La reproducción sexual procede a través de la combinación de dos gametos haploides, cada uno llevando la mitad del complemento cromosómico de una célula somática. La meiosis es una división celular especializada que produce gametos haploides a través de una ronda de replicación del ADN y dos rondas sucesivas de segregación cromosómica. En la profase I, los cromosomas homólogos (homólogos) deben someterse a emparejamiento, recombinación y sinapsis, el último de los cuales se caracteriza por la formación del complejo sinntántmal que comprende dos ejes homólogos puenteados por el filamento transversal, Sycp1(Figura 1A,B). La falta de ejecución adecuada de estos procesos puede conducir a la producción de gametos aneuploides, que son una causa principal de abortos espontáneos en los seres humanos1. Nuestro conocimiento de la coordinación entre emparejamiento, recombinación y sinapsis ha sido facilitado por estudios en una amplia gama de organismos, como levadura, C. elegans,ratón, y Drosophila,entre otros2. Si bien el proceso general de emparejamiento cromosómico homólogo seguido de segregación está bien conservado, su dependencia de la recombinación y la sinapsis y el orden de estos eventos varía.

La formación meiotica de rotura de doble cadena (DSB), que inicia una recombinación homóloga, se produce cerca de telómeros agrupados en el ramo durante el leptoteno y la sinapsis se produce poco después de3,4. Esta configuración de la formación DSB y la iniciación de la sinapsis es también una característica de la meiosis masculina en los seres humanos pero no en el ratón5,6,7,8, lo que sugiere que el pez cebra puede servir como modelo para la espermatogénesis humana.

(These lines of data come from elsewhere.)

ssl_cr_histo_amd/csrc/conv_h16_body.hpp:

```cpp
  constexpr int NT = 256 * WK;
  constexpr int EPC = Elem<T>::EPC;
  constexpr int CE = 8 * EPC;
  static_assert(TW == 16 || (TW == 8 && !WR), "tile forms");
  constexpr int TH = TW, NI = 256 / (TW * TH), HH = TH + 2, HWD = TW + 2, PITCH = TW == 16 ? 24 : 10;
  constexpr int HP = TW == 16 ? HH * HWD : 256;
  constexpr int NLD = (HP * 8 + NT - 1) / NT;
  constexpr int TK = BKO / (16 * WK), TP = 4;
  constexpr int HBUF = NI * HH * PITCH * 128, WBUF = BKO * 128, TPB = 3;
  static_assert(NLD <= 16, "staging shape");
  extern __shared__ __attribute__((aligned(16))) char smem[];
  char* s_halo = smem;
  constexpr int NRING = WR ? 3 : 2;
  char* s_w = smem + HBUF;
  float* s_scale = reinterpret_cast<float*>(smem + HBUF + NRING * TPB * WBUF);
  float* s_shift = s_scale + a.C;
  float* s_stat = s_shift + a.C;

  const int tid = threadIdx.x, lane = tid & 63;
  const int wave = __builtin_amdgcn_readfirstlane(tid >> 6);
  const int g = lane >> 4, li = lane & 15;
  const int wp = wave & 3, wk = wave >> 2;
  const int tiles_w = TW == 16 ? a.W / TW : 1, tiles_h = TW == 16 ? a.H / TH : 1;
  const int nseg = a.seg_images > 0 ? a.N / a.seg_images : 1;
  const int G = gridDim.x / nseg;
  const int seg = nseg > 1 ? (int)blockIdx.x / G : 0, lb = (int)blockIdx.x - seg * G;
  const int seg_n0 = seg * a.seg_images;
  if (XF) {
    const float* isc = a.in_scale + (size_t)seg * a.seg_stride;
    const float* ish = a.in_shift + (size_t)seg * a.seg_stride;
    for (int c = tid; c < a.C; c += NT) { s_scale[c] = isc[c]; s_shift[c] = ish[c]; }
  }
  for (int i = tid; i < 8 * BKO; i += NT) s_stat[i] = 0.f;
  float* s_bias = s_stat + 8 * BKO;
  const bool mk = !OSC && !XF && !RAW && a.mask_x != nullptr;
  float* s_msh = s_bias + a.K;
  float* s_mmu = s_msh + a.K;
  float* s_osc = s_msh;
  for (int i = tid; i < a.K; i += NT) {
    const size_t mo = (size_t)seg * a.seg_stride + i;
    s_bias[i] = mk ? a.mask_scale[mo] : (a.bias ? a.bias[i] : 0.f);
    if (mk) { s_msh[i] = a.mask_shift[mo]; s_mmu[i] = a.mask_mean[mo]; }
    if constexpr (OSC) s_osc[i] = a.out_scale[i];
  }
  const float relu_lo = a.in_relu ? 0.f : -__builtin_inff();
  const float out_lo = a.relu ? 0.f : -__builtin_inff();

  const int first = (G & 7) ? lb : (lb & 7) * (G >> 3) + (lb >> 3);
  if (first >= n_items) return;

  const int chunk = tid & 7;
  int rel[NLD], st_off[NLD];
  unsigned long long edge = 0;
  unsigned hvalid = 0;
#pragma unroll
  for (int i = 0; i < NLD; ++i) {
    const int sp = (tid >> 3) + (NT / 8) * i;
    rel[i] = 0; st_off[i] = 0;
    if (TW == 8) {
      rel[i] = sp;
      const int hc = (sp & 7) + 1;
      const int hp = ((sp >> 6) * HH + ((sp >> 3) & 7) + 1) * PITCH + hc;
      st_off[i] = hp * 128 + ((chunk ^ (hc & 7)) << 4);
      hvalid |= 1u << i;
    } else if (sp < HP) {
      const int hr = sp / HWD, hc = sp - hr * HWD;
      rel[i] = (hr - 1) * a.W + hc - 1;
      const int hp = hr * PITCH + hc;
      st_off[i] = hp * 128 + ((chunk ^ (hp & 7)) << 4);
      hvalid |= 1u << i;
      edge |= (unsigned long long)((hr == 0) | ((hr == HH - 1) << 1) | ((hc == 0) << 2) | ((hc == HWD - 1) << 3)) << (4 * i);
    }
  }
  const bool loader = WK == 1 || wave >= 4;
  constexpr int WLI = BKO / 32;
  const int lw = wave & 3;
  constexpr int WROWS = BKO / WLI;
  int wsrc0;
  {
    const int rr = lw * 8 + (lane >> 3);
    const int krow = wperm_inv<TK>(rr);
    const int c16 = (lane & 7) ^ (rr & 7);
    wsrc0 = (int)(((size_t)krow * 9 * a.C + c16 * EPC) * sizeof(T));
  }
  int Bb[3][2], Ab[2];
#pragma unroll
  for (int kk = 0; kk < 2; ++kk) {
    const int ci = kk * 4 + g;
#pragma unroll
    for (int s = 0; s < 3; ++s)
      Bb[s][kk] = TW == 16 ? ((wp * 4) * PITCH + li + s) * 128 + ((ci ^ ((li + s) & 7)) << 4)
                           : ((wp * HH + (li >> 3)) * PITCH + (li & 7) + s) * 128 + ((ci ^ (((li & 7) + s) & 7)) << 4);
    Ab[kk] = (wk * (BKO / WK) + li) * 128 + ((ci ^ (li & 7)) << 4);
  }
  const char* xg = reinterpret_cast<const char*>(a.x) + (size_t)chunk * EPC * sizeof(T);
  const char* wg = reinterpret_cast<const char*>(a.w);
  const int nslabs = a.C / CE;

  const bool kfast = kshift >= 0;
  struct Geo { int origin, k0, tile, n0, h0, w0; unsigned long long out; };
  auto geom = [&](int item) {
    Geo q;
    const int kbi = kfast ? item & ((1 << kshift) - 1) : item / tiles_total;
    q.tile = kfast ? item >> kshift : item - kbi * tiles_total;
    q.k0 = kbi * BKO;
    int t = q.tile;
    const int tw_i = t % tiles_w; t /= tiles_w;
    const int th_i = t % tiles_h;
    q.n0 = (t / tiles_h) * NI + seg_n0;
    q.h0 = th_i * TH; q.w0 = tw_i * TW;
    q.origin = (q.n0 * a.H + q.h0) * a.W + q.w0;
    q.out = TW == 8 ? 0ull : (unsigned long long)((q.h0 == 0) | ((q.h0 + TH >= a.H) << 1) | ((q.w0 == 0) << 2) | ((q.w0 + TW >= a.W) << 3)) *
                             0x1111111111111111ull;
    return q;
  };

  u32x4_t hreg[NLD];
  unsigned hin = 0;
  auto load_halo = [&](const Geo& q, int slab) {
    const unsigned long long bad = edge & q.out;
    hin = 0;
#pragma unroll
    for (int i = 0; i < NLD; ++i) {
      const bool ok = ((hvalid >> i) & 1u) && !((bad >> (4 * i)) & 0xfull);
      const int idx = q.origin + (ok ? rel[i] : 0);
      hreg[i] = ld16_nt(xg + ((size_t)idx * a.C + slab * CE) * sizeof(T));
      hin |= (ok ? 1u : 0u) << i;
    }
  };
  float sc[EPC], sh[EPC];
  auto load_affine = [&](int slab) {
    if (XF) {
      const int cb = slab * CE + chunk * EPC;
#pragma unroll
      for (int e = 0; e < EPC; ++e) { sc[e] = s_scale[cb + e]; sh[e] = s_shift[cb + e]; }
    }
  };
  auto xform_one = [&](int i) {
    u32x4_t v = hreg[i];
    if (XF) {
      float f[EPC];
      Elem<T>::unpack(v, f);
#pragma unroll
      for (int e = 0; e < EPC; ++e) f[e] = clamp_lo(fmaf(f[e], sc[e], sh[e]), relu_lo);
      v = PackH<T>::run(f);
    }
    const bool ok = (hin >> i) & 1u;
#pragma unroll
    for (int e = 0; e < 4; ++e) v[e] = ok ? v[e] : 0u;
    hreg[i] = v;
  };
  auto store_halo = [&]() {
#pragma unroll
    for (int i = 0; i < NLD; ++i)
      if ((hvalid >> i) & 1u) st16(s_halo + st_off[i], hreg[i]);
  };
  LdsDma wdma;
  wdma.init(wg, 0x7fffffffu);
  auto dma_w = [&](int k0, int slab, int tap0, int half) {
    if (!loader) return;
#pragma unroll
    for (int tt = 0; tt < TPB; ++tt) {
      const int soff = (int)(((size_t)k0 * 9 * a.C + (size_t)(tap0 + tt) * a.C + slab * CE) * sizeof(T));
#pragma unroll
      for (int i = 0; i < WLI; ++i) {
        char* dst = s_w + (half * TPB + tt) * WBUF + (i * WROWS + lw * 8) * 128;
        wdma.load16(dst, wsrc0, soff + wperm_inv<TK>(i * WROWS) * 9 * a.C * (int)sizeof(T));
      }
    }
  };

  f32x4_t acc[TK][TP];
#pragma unroll
  for (int t = 0; t < TK; ++t)
#pragma unroll
    for (int p = 0; p < TP; ++p) acc[t][p] = f32x4_t{0.f, 0.f, 0.f, 0.f};

  u32x4_t A[2][TK], B[2][TP];
  auto frags = [&](int buf, int step, const char* ringg) {
    const int tap = step >> 1, kk = step & 1;
    const int r = tap / 3, s = tap - 3 * r;
    A[buf][0] = ld16(ringg + Ab[kk] + s * WBUF);
#pragma unroll
    for (int p = 0; p < TP; ++p) B[buf][p] = ld16(s_halo + Bb[s][kk] + ((TW == 16 ? p : 2 * p) + r) * (PITCH * 128));
#pragma unroll
    for (int t = 1; t < TK; ++t) A[buf][t] = ld16(ringg + Ab[kk] + s * WBUF + t * 2048);
  };

  if (TW == 8) {
    for (int i = tid; i < HBUF / 16; i += NT) st16(s_halo + i * 16, u32x4_t{0u, 0u, 0u, 0u});
    __syncthreads();
  }
  Geo cur = geom(first);
  dma_w(cur.k0, 0, 0, 0);
  if constexpr (WR) { dma_w(cur.k0, 0, 3, 1); dma_w(cur.k0, 0, 6, 2); }
  load_halo(cur, 0);
  if (XF) __syncthreads();
  load_affine(0);
#pragma unroll
  for (int i = 0; i < NLD; ++i) xform_one(i);
  store_halo();
  SSLCR_WAIT_VM0();
  __syncthreads();
  frags(0, 0, s_w);

  char* yg = reinterpret_cast<char*>(a.y);
  const char* rg = (XF || RAW) ? nullptr : reinterpret_cast<const char*>(a.mask_x ? a.mask_x : a.residual);
  constexpr bool RPRE = sizeof(T) == 2 && !XF && !RAW;
  constexpr int RQ = 4 * TK / EPC;
  u32x4_t rres[RPRE ? TP : 1][RPRE ? RQ : 1];
  auto out_off = [&](const Geo& q, int p) {
    const int h = q.h0 + wp * 4 + p, w = q.w0 + li;
    const size_t pix = TW == 16 ? ((size_t)q.n0 * a.H + h) * a.W + w : (size_t)(q.n0 + wp) * 64 + p * 16 + li;
    return (pix * a.K + q.k0 + wk * (BKO / WK) + g * (4 * TK)) * sizeof(T);
  };
  int wb = 0, item = first, slab = 0;
  unsigned pub = 0;
#ifdef SSLCR_H16_PROF
  unsigned long long h16_t[8] = {0, 0, 0, 0, 0, 0, 0, 0};
  const unsigned long long h16_begin = __builtin_readcyclecounter();
#endif
  for (;;) {
    const bool last = slab + 1 == nslabs;
    const bool done = last && item + G >= n_items;
    const int nslab = last ? 0 : slab + 1;
    const Geo nxt = (last && !done) ? geom(item + G) : cur;
    const char* ring0 = s_w + wb * (TPB * WBUF);
    const char* ring1 = s_w + (wb ^ 1) * (TPB * WBUF);

    auto load_res = [&]() {
      if constexpr (RPRE) {
        if (rg && last) {
#pragma unroll
          for (int p = 0; p < TP; ++p)
#pragma unroll
            for (int q = 0; q < RQ; ++q) rres[p][q] = ld16(rg + out_off(cur, p) + q * 16);
        }
      }
    };
    if constexpr (WR) {
      load_res();
      load_halo(nxt, 0);
    } else {
      dma_w(cur.k0, slab, 3, wb ^ 1);
    }
    __builtin_amdgcn_sched_barrier(0);
#pragma unroll
    for (int i = 0; i < 18; ++i) {
      if (i < 17) frags((i + 1) & 1, i + 1, WR ? s_w + ((i + 1) / 6) * (TPB * WBUF) : ((((i + 1) / 6) & 1) ? ring1 : ring0));
      if (sizeof(T) != 2) __builtin_amdgcn_sched_barrier(0);
#pragma unroll
      for (int t = 0; t < TK; ++t)
#pragma unroll
        for (int p = 0; p < TP; ++p) MmaH<T>::run(A[i & 1][t], B[i & 1][p], acc[t][p]);
      if (i < 17 && sizeof(T) == 2) {
#pragma unroll
        for (int q = 0; q < TK + TP; ++q) {
          __builtin_amdgcn_sched_group_barrier(0x100, 1, 0);
          __builtin_amdgcn_sched_group_barrier(0x008, (TK * TP) / (TK + TP), 0);
        }
      }
      if (i >= 15) {
#pragma unroll
        for (int j = (i - 15); j < NLD; j += 3) xform_one(j);
      }
      __builtin_amdgcn_sched_barrier(0);
      if (WR && i == 14) {
        SSLCR_WAIT_VM0();
        __builtin_amdgcn_sched_barrier(0);
      }
      if (!WR && i % 6 == 2) {
        H16_T(tp0);
        SSLCR_WAIT_VM0();
        H16_T(tp1);
        SSLCR_BARE_BARRIER();
        H16_T(tp2);
        H16_ACC(0, tp1 - tp0); H16_ACC(1, tp2 - tp1);
        if (i == 8) {
          load_res();
          load_halo(nxt, nslab);
          load_affine(nslab);
        }
        __builtin_amdgcn_sched_barrier(0);
      }
      if (!WR && (i == 5 || i == 11)) {
        H16_T(tf0);
        SSLCR_BARE_BARRIER();
        H16_T(tf1);
        H16_ACC(2, tf1 - tf0);
        if (i == 5) dma_w(cur.k0, slab, 6, wb); else dma_w(nxt.k0, nslab, 0, wb ^ 1);
// ... 57 lines not shown
          }
        }
      } else if constexpr (OSC) {
#pragma unroll
      for (int q = 0; q < 4 * TK / EPC; ++q) {
        float bq[EPC], sq[EPC];
#pragma unroll
        for (int e = 0; e < EPC; ++e) { bq[e] = s_bias[kb + q * EPC + e]; sq[e] = s_osc[kb + q * EPC + e]; }
#pragma unroll
        for (int p = 0; p < TP; ++p) {
          const size_t off = out_off(cur, p);
          float vq[EPC];
#pragma unroll
          for (int e = 0; e < EPC; ++e) {
            const int idx = q * EPC + e;
            vq[e] = fmaf(acc[idx >> 2][p][idx & 3], sq[e], bq[e]);
          }
          if (rg) {
            float rr[EPC];
            if constexpr (RPRE) Elem<T>::unpack(rres[p][q], rr);
            else Elem<T>::unpack(ld16(rg + off + q * 16), rr);
#pragma unroll
            for (int e = 0; e < EPC; ++e) vq[e] += rr[e];
          }
#pragma unroll
          for (int e = 0; e < EPC; ++e) vq[e] = clamp_lo(vq[e], out_lo);
          st16(yg + off + q * 16, PackH<T>::run(vq));
        }
      }
      } else {
      float bias[4 * TK];
#pragma unroll
      for (int j = 0; j < 4 * TK; ++j) bias[j] = s_bias[kb + j];
#pragma unroll
      for (int p = 0; p < TP; ++p) {
        const size_t off = out_off(cur, p);
        float v[4 * TK];
#pragma unroll
        for (int t = 0; t < TK; ++t)
#pragma unroll
          for (int j = 0; j < 4; ++j) v[t * 4 + j] = acc[t][p][j] + bias[t * 4 + j];
#pragma unroll
        for (int q = 0; q < 4 * TK / EPC; ++q) {
          float* vq = v + q * EPC;
          if (rg) {
            float rr[EPC];
            if constexpr (RPRE) Elem<T>::unpack(rres[p][q], rr);
            else Elem<T>::unpack(ld16(rg + off + q * 16), rr);
#pragma unroll
            for (int e = 0; e < EPC; ++e) vq[e] += rr[e];
          }
#pragma unroll
          for (int e = 0; e < EPC; ++e) vq[e] = clamp_lo(vq[e], out_lo);
          st16(yg + off + q * 16, PackH<T>::run(vq));
        }
      }
      }
      if (a.stats) {
#pragma unroll
        for (int t = 0; t < TK; ++t)
#pragma unroll
          for (int j = 0; j < 4; ++j) {
            float x1 = 0.f, x2 = 0.f;
#pragma unroll
            for (int p = 0; p < TP; ++p) { float q = acc[t][p][j]; x1 += q; x2 = fmaf(q, q, x2); }
            s1[t * 4 + j] = x1;
            s2[t * 4 + j] = x2;
          }
      }
      }
      constexpr bool FOLD = (4 * TK) % 16 == 0;
      if (a.stats) {
        if constexpr (FOLD) {
#pragma unroll
          for (int f = 0; f < 4 * TK / 16; ++f) {
            row16_fold16(*reinterpret_cast<float (*)[16]>(s1 + 16 * f));
            row16_fold16(*reinterpret_cast<float (*)[16]>(s2 + 16 * f));
          }
          if ((li & 3) == 0) {
            float* sp = s_stat + (wp * 2) * BKO + wk * (BKO / WK) + g * (4 * TK) + (li >> 2) * 4;
#pragma unroll
            for (int h = 0; h < 2; ++h) {
#pragma unroll
              for (int f = 0; f < 4 * TK / 16; ++f) {
                const float* sv = (h ? s2 : s1) + 16 * f;
                f32x4_t* slot = reinterpret_cast<f32x4_t*>(sp + h * BKO + 16 * f);
                f32x4_t v = *slot;
#pragma unroll
                for (int e = 0; e < 4; ++e) v[e] += sv[e];
                *slot = v;
              }
            }
          }
        } else {
#pragma unroll
          for (int i = 0; i < 4 * TK; ++i) { s1[i] = row16_sum(s1[i]); s2[i] = row16_sum(s2[i]); }
        }
        if (!FOLD && li == 0) {
          float* sp = s_stat + (wp * 2) * BKO + wk * (BKO / WK) + g * (4 * TK);
#pragma unroll
          for (int h = 0; h < 2; ++h) {
            const float* sv = h ? s2 : s1;
#pragma unroll
            for (int c4 = 0; c4 < TK; ++c4) {
              f32x4_t* slot = reinterpret_cast<f32x4_t*>(sp + h * BKO + c4 * 4);
              f32x4_t v = *slot;
// ... 46 lines not shown
```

También hay varias ventajas prácticas de estudiar la meiosis de pez cebra. Tanto los machos como las hembras se someten a gametogénesis a lo largo de la edad adulta, sus gónadas son fácilmente accesibles, y cientos de crías se generan a partir de una sola cruz. Además, los embriones son transparentes y se desarrollan externamente, lo que facilita la detección precoz de aberraciones en el desarrollo embrionario debido a los gametos aneuploides3,9. Las desventajas de utilizar peces cebra son que son lentos para alcanzar la madurez sexual (60 días) y la cantidad de material necesario para las propagaciones de superficie nuclear debe recogerse de 10-20 animales adultos, dependiendo de su tamaño.

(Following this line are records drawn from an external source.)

@@ -258,24 +236,20 @@
         const uint64_t nl_hi = (last_part || gb * 16 > D.own_end) ? D.own_end : gb * 16;
         PartState S;
         S.covered_to = nl_lo;
+        uint4 v[4];
+        uint32_t nx[4];
+        load_tile<WINDOW>(t4, ga, gb, lane, v, nx);
         for (uint64_t g = ga; g < gb; g += 128)
         {
-            uint4 v[4];
-            uint32_t nx[4];
+            uint4 vn[4];
+            uint32_t nxn[4];
+            load_tile<WINDOW>(t4, g + 128, gb, lane, vn, nxn);
             bool ok[4];
+            uint32_t cand = 0;
 #pragma unroll
             for (int u = 0; u < 4; u++)
             {
-                const uint64_t gi = g + 32 * u + lane;
-                ok[u] = gi < gb;
-                v[u] = ok[u] ? ld_stream(t4 + gi) : make_uint4(0u, 0u, 0u, 0u);
-                nx[u] = 0;
-                if (WINDOW && ok[u] && (lane == 31 || gi + 1 >= gb)) nx[u] = __ldg(reinterpret_cast<const uint32_t *>(t4 + gi + 1));
-            }
-            uint32_t cand = 0;
-#pragma unroll
-            for (int u = 0; u < 4; u++)
-            {
+                ok[u] = g + 32 * u + lane < gb;
                 bool h;
                 if (WINDOW)
                 {
@@ -287,42 +261,51 @@
                     h = hit_vec<FOLD>(v[u], fold, k0, k1, k2, k3);
                 cand |= (h && ok[u]) ? (1u << u) : 0u;
             }
-            const uint32_t any = __reduce_or_sync(0xffffffffu, cand);
-            if (any)
+            if (__any_sync(0xffffffffu, cand != 0))
             {
                 const uint64_t tile_lo = g * 16;
                 settle(p, S, tile_lo > nl_lo ? tile_lo : nl_lo);
-                const bool inside = tile_lo >= nl_lo && tile_lo + 2048 <= nl_hi;
-                uint64_t st = pack_state(S);
+                const bool nl_inside = tile_lo >= nl_lo && tile_lo + 2048 <= nl_hi;
+                const bool hit_inside = tile_lo >= p.own_begin && tile_lo + 2048 <= hit_hi;
+                uint32_t hm[4], nm[4];
 #pragma unroll
                 for (int u = 0; u < 4; u++)
                 {
                     const uint64_t unit = tile_lo + 512ull * u + 16ull * lane;
-                    uint32_t hm = 0, nm = 0;
-                    if (ok[u])
+                    hm[u] = ok[u] ? cand_mask16<WINDOW, FOLD, MASKED>(v[u], nx[u], fold, mask, k0, k1, k2, k3, c1, c2, c3) : 0u;
+                    nm[u] = ok[u] ? nl_mask16(v[u]) : 0u;
+                    if (!nl_inside) nm[u] &= range_mask16(unit, nl_lo, nl_hi);
+                    if (exact && !hit_inside) hm[u] &= range_mask16(unit, p.own_begin, hit_hi);
+                }
+                if (!exact)
+                {
+                    uint64_t c64 = (uint64_t)hm[0] | ((uint64_t)hm[1] << 16) | ((uint64_t)hm[2] << 32) | ((uint64_t)hm[3] << 48), h64 = 0;
+                    while (c64)
                     {
-                        if ((cand >> u) & 1u) hm = hit_mask16<WINDOW>(D, unit, v[u], nx[u]);
-                        nm = nl_mask16(v[u]);
-                        if (!inside) nm &= range_mask16(unit, nl_lo, nl_hi);
+                        const uint32_t b = (uint32_t)__ffsll((long long)c64) - 1;
+                        c64 &= c64 - 1;
+                        const uint64_t unit = tile_lo + 512ull * (b >> 4) + 16ull * lane;
+                        const long long st = WINDOW ? (long long)(unit + (b & 15)) : (long long)(unit + (b & 12)) - (long long)(b & 3);
+                        if (verify_exact(p, st)) h64 |= 1ull << (WINDOW ? b : (b & ~3u));
                     }
-                    st = account_call(st, hm, nm);
+#pragma unroll
+                    for (int u = 0; u < 4; u++) hm[u] = (uint32_t)(h64 >> (16 * u)) & 0xFFFFu;
                 }
-                unpack_state(st, S);
+#pragma unroll
+                for (int u = 0; u < 4; u++) account(S, hm[u], nm[u]);
                 S.covered_to = tile_lo + 2048;
+            }
+#pragma unroll
+            for (int u = 0; u < 4; u++)
+            {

Las preparaciones de propagación cromosómica meiótica son una herramienta vital para estudiar la dinámica cromosómica en todos los organismos modelo, ya que se pueden sondear las firmas clave de la dinámica cromosómica meiótica. En el pez cebra, se han diseccionado aspectos clave de la progresión del programa meiótico y de la organización nuclear mediante sondeos de propagaciones superficiales nucleares, denominadas aquí diseminas cromosómicas, con anticuerpos para la detección de inmunofluorescencia de proteínas y/o ácidos nucleicos por FISH3,4,9,10,11,12. De hecho, la localización polarizada de telómeros agrupados en el ramo se puede conservar en la preparación de propagación(Figura 1C). Recientemente, hemos utilizado propagaciones cromosómicas de espermacitos de peces cebra junto con métodos de detección de fluorescencia y microscopía de superresolución para dilucidar la progresión detallada de la dinámica de los telómeros de pez cebra, el emparejamiento de cromosomas homólogos, la localización de roturas de doble cadena y la sinapsis en transiciones meióticas clave3. Aquí presentamos métodos para preparar las propagaciones cromosómicas de los espermismocitos de los testículos de peces cebra y posteriormente mancharlos con sondas de ácido nucleico péptido fluorescente (AnP) a secuencias repetidas de telómeros y detección de inmunofluorescencia de proteínas asociadas al cromosoma.

Protocolo

Todos los métodos relacionados con el pez cebra se llevaron a cabo utilizando normas éticas aprobadas por el Comité Institucional de Cuidado y Uso de Animales de UC Davis.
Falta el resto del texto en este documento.